# Fourier Series - proving function is continuous

1. Jun 16, 2010

### ramdayal9

1. The problem statement, all variables and given/known data
Let f be an integrable, periodic function whose Fourier coefficients satisfy $\sum_{-\infty}^{\infty} n^6 |\hat{f}(n)|^2 < \infty$. Prove that f is continuous.

2. Relevant equations

Looking at my notes, the only relevent things i have for this question (i think) are Bessel's inequality (but that requires f to be continuous....), the Riemann-Lebesgue Theorem, Parseval's equality and also the decay and regularity of fourier series. The statement that the uniform limit of a sequence of continuous functions is continuous, maybe I can use this?

3. The attempt at a solution

I thought this question would be simple, but I'm finding that its not.
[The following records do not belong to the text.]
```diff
+extern "C" int mi_stem_wgrad_fused(const void* dpool, const uint8_t* idx, const float* scale, const void* x, int x_is_f32_nchw, float* dw, int B, int H,
+                                   int W, int C, int Hp, int Wp, void* workspace, size_t workspace_bytes, void* stream) {
+    MI_REQUIRE(dpool && idx && scale && x && dw && workspace && B > 0 && H > 0 && W > 0, "mi_stem_wgrad_fused: bad argument");
+    MI_REQUIRE(C == 64, "mi_stem_wgrad_fused: C=%d (the stem has 64 output channels)", C);
+    int Hc, Wc;
+    MI_REQUIRE(stem_fused_sizes_ok(B, H, W, Hp, Wp, Hc, Wc), "mi_stem_wgrad_fused: pooled size must be that of a 7x7/2/3 conv + 3x3/2/1 max-pool, 32-bit element counts");
+    MI_REQUIRE(mi_aligned16(dpool) && mi_aligned16(idx) && mi_aligned16(workspace), "mi_stem_wgrad_fused: alignment");
+    MI_REQUIRE(workspace_bytes >= mi_stem_wgrad_fused_workspace(), "mi_stem_wgrad_fused: workspace of %zu bytes, need %zu", workspace_bytes,
+               mi_stem_wgrad_fused_workspace());
+    int uy, ux;
+    const long units = stem_wgrad_units(B, Hc, Wc, uy, ux);
+    const int nwg = (int)(units < SW_MAX_WG ? units : SW_MAX_WG);
+    if (x_is_f32_nchw)
+        hipLaunchKernelGGL(stem_wgrad_fused_kernel<true>, dim3(nwg), dim3(SW_THREADS), 0, (hipStream_t)stream, (const bf16x8*)dpool, idx, scale, x,
+                           (float*)workspace, H, W, Hc, Wc, Hp, Wp, uy, ux, units);
+    else
+        hipLaunchKernelGGL(stem_wgrad_fused_kernel<false>, dim3(nwg), dim3(SW_THREADS), 0, (hipStream_t)stream, (const bf16x8*)dpool, idx, scale, x,
+                           (float*)workspace, H, W, Hc, Wc, Hp, Wp, uy, ux, units);
+    MI_CHECK_LAUNCH("mi_stem_wgrad_fused");
+    hipLaunchKernelGGL(stem_wgrad_reduce_kernel, dim3(64 * 147 / 16), dim3(256), 0, (hipStream_t)stream, (const float*)workspace, dw, nwg);
+    MI_CHECK_LAUNCH("mi_stem_wgrad_fused (reduce)");
+    return MI_OK;
+}
diff --git a/rnd_semantic_segmentation_amd/host/engine.py b/rnd_semantic_segmentation_amd/host/engine.py
--- a/rnd_semantic_segmentation_amd/host/engine.py
+++ b/rnd_semantic_segmentation_amd/host/engine.py
@@ -633,11 +633,27 @@
         return None, stem_conv_wgrad(dy.contiguous(), ctx.saved_tensors)
 
 
+def stem_fused_on():
+    return os.environ.get("MI_STEM_FUSED", "1") != "0"
+
+
+def stem_image(x):
+    if stem_fused_on() and ((x.dtype == torch.float32 and x.is_contiguous()) or
+                            (x.dtype == torch.bfloat16 and x.is_contiguous(memory_format=torch.channels_last))):
+        return x
+    return x.to(dtype=torch.bfloat16).contiguous(memory_format=torch.channels_last)
+
+
 class StemFn(torch.autograd.Function):
 
     @staticmethod
     def forward(ctx, x, weight, scale, shift):
-        y, saved = stem_conv_forward(x, weight)
+        ctx.fused = stem_fused_on()
+        if ctx.fused:
+            pool, idx = K.stem_fwd_fused(x, weight.detach(), scale, shift)
+            ctx.save_for_backward(idx, scale, x)
+            return pool
+        y, saved = stem_conv_forward(stem_image(x), weight)
         pool, idx = K.stem_pool_fwd(y, scale, shift)
         ctx.save_for_backward(idx, scale, *saved)
         ctx.conv_hw = (y.shape[1], y.shape[2])
@@ -646,6 +662,8 @@
     @staticmethod
     def backward(ctx, dpool):
         idx, scale = ctx.saved_tensors[:2]
+        if ctx.fused:
+            return None, K.stem_wgrad_fused(dpool.contiguous(), idx, scale, ctx.saved_tensors[2]), None, None
         dy = K.stem_pool_bwd(dpool.contiguous(), idx, scale, ctx.conv_hw)
         return None, stem_conv_wgrad(dy, ctx.saved_tensors[2:]), None, None
 
diff --git a/rnd_semantic_segmentation_amd/host/modules.py b/rnd_semantic_segmentation_amd/host/modules.py
--- a/rnd_semantic_segmentation_amd/host/modules.py
+++ b/rnd_semantic_segmentation_amd/host/modules.py
@@ -121,14 +121,14 @@
             return self._fp32.forward(x.float()).permute(0, 3, 1, 2)
         self.ensure_flat()
         bb = self.backbone
-        xb = x.to(dtype=torch.bfloat16).contiguous(memory_format=torch.channels_last)
         self._engine.batch_stats = (not self.freeze_bn) and self.training
         if self._engine.batch_stats:
+            xb = x.to(dtype=torch.bfloat16).contiguous(memory_format=torch.channels_last)
             y = engine.BnStemFn.apply(xb, bb.conv1.weight, bb.bn1.weight, bb.bn1.bias, bb.bn1)
             params = [p for rt in self._engine.convs for p in (rt.weight, rt.bn.weight, rt.bn.bias)]
             return engine.BnStagesFn.apply(y, self._engine, *params).permute(0, 3, 1, 2)
         scale, shift = self._stem_fold()
-        y = engine.StemFn.apply(xb, bb.conv1.weight, scale, shift)
+        y = engine.StemFn.apply(engine.stem_image(x), bb.conv1.weight, scale, shift)
         weights = [rt.weight for rt in self._engine.convs]
         feat = engine.StagesFn.apply(y, self._engine, *weights)
         return feat.permute(0, 3, 1, 2)
diff --git a/rnd_semantic_segmentation_amd/kernels.py b/rnd_semantic_segmentation_amd/kernels.py
--- a/rnd_semantic_segmentation_amd/kernels.py
+++ b/rnd_semantic_segmentation_amd/kernels.py
@@ -469,6 +469,52 @@
     return dw.view(O, n)[:, :147].reshape(O, 3, 7, 7)
 
 
+def _stem_image(x, name):
+    if not x.is_cuda or x.dim() != 4 or x.shape[1] != 3:
+        raise _lib.MiError("%s: x must be a [B,3,H,W] GPU tensor" % name)
+    if x.dtype == torch.float32 and x.is_contiguous():
+        return 1
+    if x.dtype == torch.bfloat16 and x.permute(0, 2, 3, 1).is_contiguous():
+        return 0
+    raise _lib.MiError("%s: x must be fp32 NCHW contiguous or bf16 channels_last" % name)
+
+
+def stem_fwd_fused(x, weight, scale, shift):
+    f32 = _stem_image(x, "stem_fwd_fused")
+    _chk(weight, torch.float32, "weight")
+    _chk(scale, torch.float32, "scale")
+    _chk(shift, torch.float32, "shift")
+    B, _, H, W = x.shape
+    O = weight.shape[0]
+    if tuple(weight.shape[1:]) != (3, 7, 7) or scale.numel() != O or shift.numel() != O:
+        raise _lib.MiError("stem_fwd_fused: weight %s must be [O,3,7,7] with O scales and shifts" % (tuple(weight.shape),))
+    Hc, Wc = (H - 1) // 2 + 1, (W - 1) // 2 + 1
+    Hp, Wp = (Hc - 1) // 2 + 1, (Wc - 1) // 2 + 1
+    pool = torch.empty((B, Hp, Wp, O), dtype=torch.bfloat16, device=x.device)
+    idx = torch.empty((B, Hp, Wp, O), dtype=torch.uint8, device=x.device)
+    check(_lib.lib().mi_stem_fwd_fused(_p(x), f32, _p(weight), _p(scale), _p(shift), _p(pool), _p(idx), B, H, W, O, Hp, Wp, _stream()),
+          "mi_stem_fwd_fused")
+    return pool, idx
+
+
+def stem_wgrad_fused(dpool, idx, scale, x):
+    f32 = _stem_image(x, "stem_wgrad_fused")
+    _chk(dpool, torch.bfloat16, "dpool")
+    _chk(idx, torch.uint8, "idx")
+    _chk(scale, torch.float32, "scale")
+    B, _, H, W = x.shape
+    _, Hp, Wp, O = dpool.shape
+    if idx.shape != dpool.shape or dpool.shape[0] != B or scale.numel() != O:
+        raise _lib.MiError("stem_wgrad_fused: dpool %s, idx %s, scale %s and x %s do not belong together" %
+                           (tuple(dpool.shape), tuple(idx.shape), tuple(scale.shape), tuple(x.shape)))
+    L = _lib.lib()
+    ws = _workspace(L.mi_stem_wgrad_fused_workspace(), dpool.device, "stem_wgrad")
+    dw = torch.empty((O, 3, 7, 7), dtype=torch.float32, device=dpool.device)
+    check(L.mi_stem_wgrad_fused(_p(dpool), _p(idx), _p(scale), _p(x), f32, _p(dw), B, H, W, O, Hp, Wp, _p(ws), ws.numel(), _stream()),
+          "mi_stem_wgrad_fused")
+    return dw
+
+
 def bias_grad_bf16(dy, db, accumulate=False):
     _chk(dy, torch.bfloat16, "dy")
     _chk(db, torch.float32, "db")
```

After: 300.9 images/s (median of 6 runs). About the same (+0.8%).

I have tried 2 methods:
1) $\sum_{-\infty}^{\infty} n^6 |\hat{f}(n)|^2 < \infty$ implies $n^6 |\hat{f}(n)|^2 \rightarrow 0$ hence $|\hat{f}(n)| \rightarrow 0$. I need to show that f is continuous i.e. the converse of the Riemann Lebesgue Lemma. How would I proceed from here?
2) using L^2 convergence theorem (parseval's), $\sum_{-\infty}^{\infty} |c_n|^2 \< \infty$ hence there exists function g such that $\hat{g}(n)=c_n=n^3 |\hat{f}(n)|$. Is this the route I should proceed?

The hypothesis also states that f is integrable, but i dont know how to use this here! Im also thinking of the M test, but dont know if I can apply it to a sum like this... Any help will be appreciated!